Multi-objective Learning to Rank by Model Distillation
Jie Tang, Huiji Gao, Liwei He, Sanjeev Katariya
TL;DR
This work presents MO-LTR-MD, a distillation-based approach to multi-objective learning to rank that reformulates MO-LTR as a model distillation problem. By training objective-specific teachers and a student that learns from both hard ground-truth labels and soft-labels derived from teacher models, the method mitigates data imbalance, eliminates the need for online score aggregation weights, and accommodates ad-hoc non-differentiable objectives. Empirical results on Airbnb data show improved primary objective (CVR) and balanced secondary objectives, with additional gains in NDCG and reduced model irreproducibility via self-distillation. The framework also demonstrates how soft-labels can encode ad-hoc goals and transfer knowledge across model versions, offering practical benefits for production ranking systems.
Abstract
In online marketplaces, search ranking's objective is not only to purchase or conversion (primary objective), but to also the purchase outcomes(secondary objectives), e.g. order cancellation(or return), review rating, customer service inquiries, platform long term growth. Multi-objective learning to rank has been widely studied to balance primary and secondary objectives. But traditional approaches in industry face some challenges including expensive parameter tuning leads to sub-optimal solution, suffering from imbalanced data sparsity issue, and being not compatible with ad-hoc objective.

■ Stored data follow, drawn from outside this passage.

__global__ void vocab_norm_kernel(const float* __restrict__ C, int K, int D, float* __restrict__ inv) {
  const int k = blockIdx.x;
  float s = 0.f;
  for (int d = threadIdx.x; d < D; d += blockDim.x) {
    float v = C[(size_t)k * D + d];
    s = fmaf(v, v, s);
  }
  __shared__ float red[256];
// ... 394 lines not shown
      const float* bp = bt + ((size_t)((dbase >> 1) + st) * NT) * 64 + l;
#pragma unroll
      for (int n = 0; n < NT; ++n) {
        const float bv = bp[n * 64];
        if (ABL == 1) {
          acc[0][n][0] += x0 * bv;
          acc[1][n][0] += x1 * bv;
        } else {
          acc[0][n] = MFMA32(x0, bv, acc[0][n]);
          acc[1][n] = MFMA32(x1, bv, acc[1][n]);
        }
      }
      if (ABL != 2) {
        tile[(2 * i) * 65 + 2 * st + kk] = x0;
        tile[(2 * i + 1) * 65 + 2 * st + kk] = x1;
      }
    }
    __builtin_amdgcn_fence(__ATOMIC_RELEASE, "wavefront");
    __builtin_amdgcn_wave_barrier();
    __builtin_amdgcn_fence(__ATOMIC_ACQUIRE, "wavefront");
#pragma unroll 4
    for (int it = 0; it < 16; ++it) {
      const int idx = it * 64 + l;
      const int tok = idx >> 4, c4 = (idx & 15) << 2;
      if (ABL != 2 && ABL != 3 && t0 + tok < N && dbase + c4 < D) {
        const float* q = tile + tok * 65 + c4;
        float4 v = make_float4(q[0], q[1], q[2], q[3]);
        *reinterpret_cast<float4*>(Xt + ((size_t)b * N + t0 + tok) * D + dbase + c4) = v;
      }
    }
    __builtin_amdgcn_fence(__ATOMIC_RELEASE, "wavefront");
    __builtin_amdgcn_wave_barrier();
    __builtin_amdgcn_fence(__ATOMIC_ACQUIRE, "wavefront");
  }
  ss0 += __shfl_xor(ss0, 32);
  ss1 += __shfl_xor(ss1, 32);
  __syncthreads();
  constexpr int KP = NT * 32;
  float* sc = lds;
  float* ssum = lds + 64 * (KP + 1);
  if (kk == 0) {
    ssum[w * 64 + 2 * i] = ss0;
    ssum[w * 64 + 2 * i + 1] = ss1;
  }
  for (int rnd = 0; rnd < 4; ++rnd) {
    if (w == rnd) {
#pragma unroll
      for (int mt = 0; mt < 2; ++mt)
#pragma unroll
        for (int n = 0; n < NT; ++n)
#pragma unroll
          for (int r = 0; r < 16; ++r) {
            const int tok = 2 * frag_row(r, kk) + mt;
            float* p = &sc[tok * (KP + 1) + n * 32 + i];
            *p = (rnd == 0) ? acc[mt][n][r] : (*p + acc[mt][n][r]);
          }
    }
    __syncthreads();
  }
  if (tid < 64 && t0 + tid < N) {
    const float s2 = ((ssum[tid] + ssum[64 + tid]) + ssum[128 + tid]) + ssum[192 + tid];
    const float rn = 1.0f / fmaxf(sqrtf(s2), 1e-12f);
    float best = -INFINITY, second = -INFINITY;
    int bi = 0;
    for (int k = 0; k < K; ++k) {
      const float v = sc[tid * (KP + 1) + k];
      if (v > best) {
        second = best;
        best = v;
        bi = k;
      } else if (v > second) {
        second = v;
      }
    }
    const size_t o = (size_t)b * N + t0 + tid;
    labels[o] = (uint8_t)bi;
    rnorm[o] = rn;
    if (gap) gap[o] = (K > 1) ? (best - second) * rn : INFINITY;
  }
}

typedef float f32x4u __attribute__((ext_vector_type(4), aligned(4)));

template <int NT>
__device__ __forceinline__ void assign_wide_chunk(const float* __restrict__ tl, const float* __restrict__ bt, float* __restrict__ Xt,
                                                  int b, int N, int D, int t0, int tid, int w, int l, int i, int kk, int c,
                                                  f32x16 (&acc)[NT], float& ss) {
  constexpr int DC = 32, TS = 128;
  auto rot = [](int d) { return 8 * (d >> 2) + 32 * (d & 1); };
#pragma unroll 8
  for (int st = 0; st < DC / 2; ++st) {
    const float x = tl[(2 * st + kk) * TS + ((32 * w + i + rot(2 * st + kk)) & 127)];
    ss = fmaf(x, x, ss);
    const float* bp = bt + ((size_t)(c * (DC / 2) + st) * NT) * 64 + l;
#pragma unroll
    for (int n = 0; n < NT; ++n) acc[n] = MFMA32(x, bp[n * 64], acc[n]);
  }
#pragma unroll
  for (int it = 0; it < 4; ++it) {
    const int idx = it * 256 + tid;
    const int tok = idx >> 3, c4 = idx & 7;
    if (t0 + tok < N) {
      const float* q = tl + (4 * c4) * TS;
      const int t_a = (tok + 8 * c4) & 127, t_b = (tok + 8 * c4 + 32) & 127;
      const float4 o = make_float4(q[t_a], q[TS + t_b], q[2 * TS + t_a], q[3 * TS + t_b]);
      *reinterpret_cast<float4*>(Xt + ((size_t)b * N + t0 + tok) * D + c * DC + 4 * c4) = o;
    }
  }
}

template <int NT>
__global__ __launch_bounds__(256) void assign_wide_kernel(const float* __restrict__ T, int N, int D, int K,
                                                          const float* __restrict__ bt, float* __restrict__ Xt,
                                                          uint8_t* __restrict__ labels, float* __restrict__ rnorm,
                                                          float* __restrict__ gap, int B) {
  constexpr int DC = 32, TS = 128;
  auto rot = [](int d) { return 8 * (d >> 2) + 32 * (d & 1); };
  __shared__ __attribute__((aligned(16))) float tile[2 * DC * TS + 128];
  __shared__ float ssum[128];
  const int gx = (N + 127) / 128;
  const int per = (int)((gridDim.x + 7) / 8);
  const int logical = (int)(blockIdx.x & 7) * per + (int)(blockIdx.x >> 3);
  if (logical >= gx * B) return;
  const int b = logical / gx, t0 = (logical - b * gx) * 128;
  const int tid = threadIdx.x, w = tid >> 6, l = tid & 63, i = l & 31, kk = l >> 5;
  const float* Tb = T + (size_t)b * D * N;
  const int lr = tid >> 5, lq = tid & 31;
  const int tl0 = t0 + 4 * lq;
  const int nvalid = N - tl0;
  f32x16 acc[NT];
#pragma unroll
  for (int n = 0; n < NT; ++n)
#pragma unroll
    for (int r = 0; r < 16; ++r) acc[n][r] = 0.f;
  float ss = 0.f;
  const int nch = D / DC;
  float4 va[4], vb[4];
#define SV_LOAD_CHUNK(V, c)                                                           \
  _Pragma("unroll") for (int j = 0; j < 4; ++j) {                                     \
    const float* p = Tb + (size_t)((c) * DC + lr + 8 * j) * N + tl0;                  \
    if (nvalid >= 4) {                                                                \
      const f32x4u u = *reinterpret_cast<const f32x4u*>(p);                           \
      V[j] = make_float4(u[0], u[1], u[2], u[3]);                                     \
    } else {                                                                          \
      V[j] = make_float4(nvalid > 0 ? p[0] : 0.f, nvalid > 1 ? p[1] : 0.f, nvalid > 2 ? p[2] : 0.f, 0.f); \
    }                                                                                 \
  }
#define SV_PARK_CHUNK(V, buf)                                                         \
  _Pragma("unroll") for (int j = 0; j < 4; ++j) {                                     \
    const int d_ = lr + 8 * j;                                                        \
    float* q = tile + (buf) * (DC * TS) + d_ * TS + ((4 * lq + rot(d_)) & 127);       \
    *reinterpret_cast<float4*>(q) = V[j];                                             \
  }
  SV_LOAD_CHUNK(va, 0)
  SV_PARK_CHUNK(va, 0)
  if (1 < nch) { SV_LOAD_CHUNK(va, 1) }
  __syncthreads();
#define SV_ASSIGN_STEP(c, VNEXT, VFREE)                                               \
  {                                                                                   \
    if ((c) + 2 < nch) { SV_LOAD_CHUNK(VFREE, (c) + 2) }                              \
    assign_wide_chunk<NT>(tile + ((c) & 1) * (DC * TS), bt, Xt, b, N, D, t0, tid, w, l, i, kk, (c), acc, ss);  \
    if ((c) + 1 < nch) { SV_PARK_CHUNK(VNEXT, ((c) + 1) & 1) }                        \
    __syncthreads();                                                                  \
  }
  for (int c = 0; c < nch; c += 2) {
    SV_ASSIGN_STEP(c, va, vb)
    if (c + 1 < nch) SV_ASSIGN_STEP(c + 1, vb, va)
  }
#undef SV_ASSIGN_STEP
#undef SV_LOAD_CHUNK
#undef SV_PARK_CHUNK
  constexpr int KP = NT * 32;
  float* sc = tile;
  ss += __shfl_xor(ss, 32);
  if (kk == 0) ssum[32 * w + i] = ss;
#pragma unroll
  for (int n = 0; n < NT; ++n)
#pragma unroll
    for (int r = 0; r < 16; ++r) sc[(32 * w + frag_row(r, kk)) * (KP + 1) + n * 32 + i] = acc[n][r];
  __syncthreads();
  if (tid < 128 && t0 + tid < N) {
    const float rn = 1.0f / fmaxf(sqrtf(ssum[tid]), 1e-12f);
    float best = -INFINITY, second = -INFINITY;
    int bi = 0;
    for (int k = 0; k < K; ++k) {
      const float sv = sc[tid * (KP + 1) + k];
      if (sv > best) {
        second = best;
        best = sv;
        bi = k;
      } else if (sv > second) {
        second = sv;
      }
    }
    const size_t o = (size_t)b * N + t0 + tid;
    labels[o] = (uint8_t)bi;
    rnorm[o] = rn;
    if (gap) gap[o] = (K > 1) ? (best - second) * rn : INFINITY;
  }
}

int sv_launch_assign(segvlad_ctx* ctx, const float* tokens, int B, int N, float* xt, uint8_t* labels, float* rnorm,
                     float* gap) {
  const int NT = ctx->Kpad / 32;
  dim3 grid((N + 63) / 64, B), block(256);
  const float* bt = ctx->vocab_bt.as<float>();
  if (NT <= 2 && ctx->D % 32 == 0 && !ctx->opt.assign_narrow) {
    const unsigned tiles_total = (unsigned)((N + 127) / 128) * (unsigned)B;
    dim3 gridw((tiles_total + 7) / 8 * 8, 1);
    if (NT == 1)
      hipLaunchKernelGGL(assign_wide_kernel<1>, gridw, block, 0, ctx->stream, tokens, N, ctx->D, ctx->K, bt, xt, labels, rnorm, gap, B);
    else
      hipLaunchKernelGGL(assign_wide_kernel<2>, gridw, block, 0, ctx->stream, tokens, N, ctx->D, ctx->K, bt, xt, labels, rnorm, gap, B);
    SV_HIP(hipGetLastError());
    return SEGVLAD_OK;
  }
  switch (NT) {
    case 1:
      hipLaunchKernelGGL(assign_kernel<1>, grid, block, 0, ctx->stream, tokens, N, ctx->D, ctx->K, bt, xt, labels, rnorm, gap);
      break;
    case 2: {
#ifdef SEGVLAD_ABLATIONS
      const char* ab = getenv("SEGVLAD_ASSIGN_ABL");
      const int a = ab ? atoi(ab) : 0;
      if (a == 1) {
        hipLaunchKernelGGL((assign_kernel<2, 1>), grid, block, 0, ctx->stream, tokens, N, ctx->D, ctx->K, bt, xt, labels, rnorm, gap);
        break;
      } else if (a == 2) {
        hipLaunchKernelGGL((assign_kernel<2, 2>), grid, block, 0, ctx->stream, tokens, N, ctx->D, ctx->K, bt, xt, labels, rnorm, gap);
        break;
      } else if (a == 3) {
        hipLaunchKernelGGL((assign_kernel<2, 3>), grid, block, 0, ctx->stream, tokens, N, ctx->D, ctx->K, bt, xt, labels, rnorm, gap);
        break;
      }
#endif
      hipLaunchKernelGGL(assign_kernel<2>, grid, block, 0, ctx->stream, tokens, N, ctx->D, ctx->K, bt, xt, labels, rnorm, gap);
      break;
    }
    case 4:
      hipLaunchKernelGGL(assign_kernel<4>, grid, block, 0, ctx->stream, tokens, N, ctx->D, ctx->K, bt, xt, labels, rnorm, gap);
      break;
    default:
      return ctx->fail(SEGVLAD_ERR_LIMIT, "K=%d: supported cluster counts are 1..64 and 97..128 (Kpad in {32,64,128})", ctx->K);
  }
  SV_HIP(hipGetLastError());
  return SEGVLAD_OK;
}

__global__ __launch_bounds__(256) void prep_kernel(const uint8_t* __restrict__ labels, const uint64_t* __restrict__ inc,
                                                   const int32_t* __restrict__ seg_off,
                                                   const int64_t* __restrict__ adj_off, const uint8_t* __restrict__ adj,
                                                   int N, int K, int S_max, int SC, uint64_t* __restrict__ colmask,
                                                   float* __restrict__ gscale, int32_t* __restrict__ tok_order,
                                                   int32_t* __restrict__ lab_off, const float* __restrict__ rnorm,
                                                   float* __restrict__ rn_sorted, int stage, int ord_n,
                                                   int32_t* __restrict__ phys, int32_t* __restrict__ cov_cnt, int cover) {
  extern __shared__ __attribute__((aligned(16))) unsigned char smem[];
  const int b = blockIdx.x;
  const int nw = (N + 63) >> 6;
  const int s0 = seg_off[b], S = seg_off[b + 1] - s0;
  uint64_t* inc2 = reinterpret_cast<uint64_t*>(smem);
  uint64_t* lbits = inc2 + (size_t)S_max * nw;
  const int tid = threadIdx.x;
  if (adj && stage) {
    const int SW = (S_max + 63) >> 6;
    uint64_t* inc0 = reinterpret_cast<uint64_t*>(reinterpret_cast<int*>(lbits + (size_t)K * nw) + ord_n);
    uint64_t* nbr = inc0 + (size_t)S_max * nw;
    for (int idx = tid; idx < S * nw; idx += 256) inc0[idx] = inc[(size_t)s0 * nw + idx];
    for (int idx = tid; idx < S * SW; idx += 256) nbr[idx] = 0;
    __syncthreads();
    const uint8_t* a = adj + adj_off[b];
    for (int e = tid; e < S * S; e += 256)
      if (a[e]) {
        const int s = e / S, u = e - s * S;
        atomicOr(reinterpret_cast<unsigned long long*>(&nbr[s * SW + (u >> 6)]), 1ull << (u & 63));
      }
    __syncthreads();
    for (int idx = tid; idx < S * nw; idx += 256) {
      const int s = idx / nw, w = idx - s * nw;
      uint64_t v = 0;
      for (int uw = 0; uw < SW; ++uw) {
        uint64_t m = nbr[s * SW + uw];
        while (m) {
          const int u = (uw << 6) + __builtin_ctzll(m);
          m &= m - 1;
          v |= inc0[u * nw + w];
        }
      }
      inc2[idx] = v;
    }
  } else {
    for (int idx = tid; idx < S * nw; idx += 256) {
// ... 453 lines not shown
        if (single && dummy_row >= 0) {
          if (f >= TNK_QD && rem >= TNK_QD - 1) {
            if (sc == 0) asm volatile("s_waitcnt vmcnt(23)" ::: "memory");
            else asm volatile("s_waitcnt vmcnt(7)" ::: "memory");
          } else {
            tnk_wait_vm((rem < TNK_QD - 1 ? rem : TNK_QD - 1) + (sc == 0 ? 2 * (f < TNK_QD ? f : TNK_QD) : 0));
          }
        } else {
          asm volatile("s_waitcnt vmcnt(0)" ::: "memory");
        }
        if (single)
          lds_step_read(lds_addr(qbase + (f % TNK_QD) * 1024 + l * 16), lds_addr(rnl + j), lds_addr(mskl + j), x, rn, m);
        else
          x = lds_read_f32x4(lds_addr(qbase + (f % TNK_QD) * 1024 + l * 16));
        if (fi < total) issue();
        if (!dvalid) x = f32x4{0.f, 0.f, 0.f, 0.f};
        const float b0 = fmaf(x.x, rn, -c4.x), b1 = fmaf(x.y, rn, -c4.y);
        const float b2 = fmaf(x.z, rn, -c4.z), b3 = fmaf(x.w, rn, -c4.w);
        if (sc == 0) {
          typedef _Float16 h4 __attribute__((ext_vector_type(4)));
          const float fv[4] = {b0 * xscale, b1 * xscale, b2 * xscale, b3 * xscale};
          h4 p1, p2;
#pragma unroll
          for (int e = 0; e < 4; ++e) {
            p1[e] = (_Float16)fv[e];
            p2[e] = (_Float16)(fv[e] - (float)p1[e]);
          }
          if (single) prw = lds_read_i32(lds_addr(rowl + j));
          const bool real = dvalid && prw >= 0;
          const unsigned rr = (unsigned)prw;
          const size_t ob = real ? ((size_t)(rr >> 7) * nkb_d + kb_dc) * 4096 + (size_t)(((rr & 127u) << 5) + (((lane_c ^ (unsigned)sv_x3_swz(rr)) << 3) | lane_o))
                                 : ob_dummy;
          *reinterpret_cast<h4*>(h1 + ob) = p1;
          *reinterpret_cast<h4*>(h2 + ob) = p2;
        }
        const float a0 = ((m >> i) & 1ull) ? 1.f : 0.f;
        acc[0][0] = MFMA32(a0, b0, acc[0][0]);
        acc[0][1] = MFMA32(a0, b1, acc[0][1]);
        acc[0][2] = MFMA32(a0, b2, acc[0][2]);
        acc[0][3] = MFMA32(a0, b3, acc[0][3]);
        if (two) {
          const float a1 = ((m >> (32 + i)) & 1ull) ? 1.f : 0.f;
          acc[1][0] = MFMA32(a1, b0, acc[1][0]);
          acc[1][1] = MFMA32(a1, b1, acc[1][1]);
          acc[1][2] = MFMA32(a1, b2, acc[1][2]);
          acc[1][3] = MFMA32(a1, b3, acc[1][3]);
        }
      }
#pragma unroll
      for (int mt = 0; mt < 2; ++mt) {
        if (mt == 1 && !two) break;
#pragma unroll
        for (int r = 0; r < 16; ++r) {
          float q2 = nsq[mt][r];
#pragma unroll
          for (int q = 0; q < 4; ++q) {
            q2 = fmaf(acc[mt][q][r], acc[mt][q][r], q2);
            acc[mt][q][r] = 0.f;
          }
          nsq[mt][r] = q2;
        }
      }
    }
#pragma unroll
    for (int mt = 0; mt < 2; ++mt) {
      if (mt == 1 && !two) break;
#pragma unroll
      for (int r = 0; r < 16; ++r) {
        float p = nsq[mt][r];
        p += dpp_f32<0xB1>(p);
        p += dpp_f32<0x4E>(p);
        p += dpp_f32<0x141>(p);
        p += dpp_f32<0x140>(p);
        p += __shfl_xor(p, 16);
        const int row = 32 * mt + frag_row(r, kk);
        if (i == 0 && row < Sc) block_norms[(size_t)(s0 + 64 * sc + row) * K + k] = sqrtf(p);
      }
    }
  }
}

In this paper, we propose a distillation-based ranking solution for multi-objective ranking, which optimizes the end-to-end ranking system at Airbnb across multiple ranking models on different objectives along with various considerations to optimize training and serving efficiency to meet industry standards. We found it performs much better than traditional approaches, it doesn't only significantly increases primary objective by a large margin but also meet secondary objectives constraints and improve model stability. We also demonstrated the proposed system could be further simplified by model self-distillation. Besides this, we did additional simulations to show that this approach could also help us efficiently inject ad-hoc non-differentiable business objective into the ranking system while enabling us to balance our optimization objectives.